■ What to work on
Note each line in the data holding the string "case" and report it.

■ Dataset entries
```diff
+  const int lr = tid / QPR, lq = tid % QPR;
+  auto load_w = [&](int panel, int c, f32x4 (&wr)[BR]) {
+    if (c >= NC) {
+      c -= NC;
+      ++panel;
+    }
+    if (panel >= p1) return;
+#pragma unroll
+    for (int j = 0; j < BR; ++j)
+      wr[j] = __builtin_bit_cast(f32x4, __builtin_amdgcn_raw_buffer_load_b128(rsrc_w, conv_w_row_offset(p, panel * 64 + lr + RPP * j, lq),
+                                                                              c * BKW * 4, 0));
+  };
+  auto store_w = [&](int buf, const f32x4 (&wr)[BR]) {
+#pragma unroll
+    for (int j = 0; j < BR; ++j) *reinterpret_cast<f32x4*>(Ws + buf * Cfg::W_FLOATS + (lr + RPP * j) * LSW + 4 * lq) = wr[j];
+  };
+
+  const int half = lane >> 5;
+  const int m_base = m0 + wm * 32 + 4 * half;
+  const int n_lane = wn * 32 + (lane & 31);
+  auto load_res = [&](int panel, float (&rr)[16], float& bb) {
+    const int n = panel * 64 + n_lane;
+    if (p.bias) bb = p.bias[n];
+    if (p.res_mode == 1) {
+#pragma unroll
+      for (int r = 0; r < 16; ++r) {
+        const int m = m_base + (r & 3) + 8 * (r >> 2);
+        if (m < M) rr[r] = p.res[(unsigned)(m * p.Cout + n)];
+      }
+    }
+  };
+
+  f32x4 w0[BR], w1[BR];
+  float rcur[16], rnext[16];
+  float bcur = 0.f, bnext = 0.f;
+#pragma unroll
+  for (int r = 0; r < 16; ++r) rcur[r] = rnext[r] = 0.f;
+  {
+    f32x4 ar[AR];
+    const unsigned a_off = (unsigned)(m0 * K + 4 * tid) * 4u;
+#pragma unroll
+    for (int i = 0; i < AR; ++i) ar[i] = __builtin_bit_cast(f32x4, __builtin_amdgcn_raw_buffer_load_b128(rsrc_x, a_off + i * 4096u, 0, 0));
+    load_w(p0, 0, w0);
+    load_w(p0, 1, w1);
+    load_res(p0, rcur, bcur);
+#pragma unroll
+    for (int i = 0; i < AR; ++i) {
+      const int idx = i * 256 + tid;
+      *reinterpret_cast<f32x4*>(As + (idx / AQ) * LSA + 4 * (idx % AQ)) = ar[i];
+    }
+    store_w(0, w0);
+  }
+  __syncthreads();
+
+  const int frag_row = lane & 31;
+  const int frag_k = 4 * half;
+  const float* a_base = As + (wm * 32 + frag_row) * LSA + frag_k;
+  const float* b_base = Ws + (wn * 32 + frag_row) * LSW + frag_k;
+
+  f32x16 acc, acc_b;
+  auto stage = [&](int panel, int c, int buf, f32x4 (&hold)[BR], f32x4 (&fill)[BR]) {
+    load_w(panel, c + 2, fill);
+    const float* ab = a_base + c * BKW;
+    const float* bb = b_base + buf * Cfg::W_FLOATS;
+    f32x4 af[2], bf[2];
+    af[0] = *reinterpret_cast<const f32x4*>(ab);
+    bf[0] = *reinterpret_cast<const f32x4*>(bb);
+#pragma unroll
+    for (int kk = 0; kk < KS; ++kk) {
+      const int cur = kk & 1, nxt = cur ^ 1;
+      if (kk + 1 < KS) {
+        af[nxt] = *reinterpret_cast<const f32x4*>(ab + (kk + 1) * 8);
+        bf[nxt] = *reinterpret_cast<const f32x4*>(bb + (kk + 1) * 8);
+      }
+      __builtin_amdgcn_s_setprio(1);
+#pragma unroll
+      for (int tt = 0; tt < 4; ++tt)
+        if (tt & 1)
+          acc_b = __builtin_amdgcn_mfma_f32_32x32x2f32(af[cur][tt], bf[cur][tt], acc_b, 0, 0, 0);
+        else
+          acc = __builtin_amdgcn_mfma_f32_32x32x2f32(af[cur][tt], bf[cur][tt], acc, 0, 0, 0);
+      __builtin_amdgcn_s_setprio(0);
+    }
+    if (c + 1 < NC || panel + 1 < p1) store_w(buf ^ 1, hold);
+    __syncthreads();
+  };
+
+  for (int panel = p0; panel < p1; ++panel) {
+    if (panel + 1 < p1) load_res(panel + 1, rnext, bnext);
+#pragma unroll
+    for (int r = 0; r < 16; ++r) {
+      acc[r] = 0.f;
+      acc_b[r] = 0.f;
+    }
+    for (int c = 0; c < NC; c += 2) {
+      stage(panel, c, 0, w1, w0);
+      stage(panel, c + 1, 1, w0, w1);
+    }
+#pragma unroll
+    for (int r = 0; r < 16; ++r) acc[r] += acc_b[r];
+    const int n = panel * 64 + n_lane;
+#pragma unroll
+    for (int r = 0; r < 16; ++r) {
+      const int m = m_base + (r & 3) + 8 * (r >> 2);
+      if (m < M) {
+        float v = acc[r];
+        if (p.bias) v += bcur;
+        v *= p.out_scale;
+        if (p.res_mode == 1) v += rcur[r];
+        if (p.relu) v = fmaxf(v, 0.0f);
+        p.y[(unsigned)(m * p.Cout + n)] = v;
+      }
+    }
+#pragma unroll
+    for (int r = 0; r < 16; ++r) rcur[r] = rnext[r];
+    bcur = bnext;
+  }
+}
+
+template <int K>
+void launch_pointwise(const ConvArgs& a, int np, dim3 grid, hipStream_t s) {
+  constexpr int kLds = PointwiseCfg<K>::LDS_BYTES;
+  static const bool attr = kLds <= 65536 || hipFuncSetAttribute(reinterpret_cast<const void*>(&conv_pointwise_kernel<K>),
+                                                                hipFuncAttributeMaxDynamicSharedMemorySize, kLds) == hipSuccess;
+  (void)attr;
+  hipLaunchKernelGGL((conv_pointwise_kernel<K>), grid, dim3(256), kLds, s, a, np);
+}
+
+}
+
+void launch_conv_pointwise(const ConvArgs& a, int np, dim3 grid, hipStream_t s) {
+  switch (a.Kpad) {
+    case 64: launch_pointwise<64>(a, np, grid, s); break;
+    case 128: launch_pointwise<128>(a, np, grid, s); break;
+    default: launch_pointwise<256>(a, np, grid, s); break;
+  }
+}
+
+}
```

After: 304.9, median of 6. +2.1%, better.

■ Written answer
+    case 64: launch_pointwise<64>(a, np, grid, s); break;
+    case 128: launch_pointwise<128>(a, np, grid, s); break;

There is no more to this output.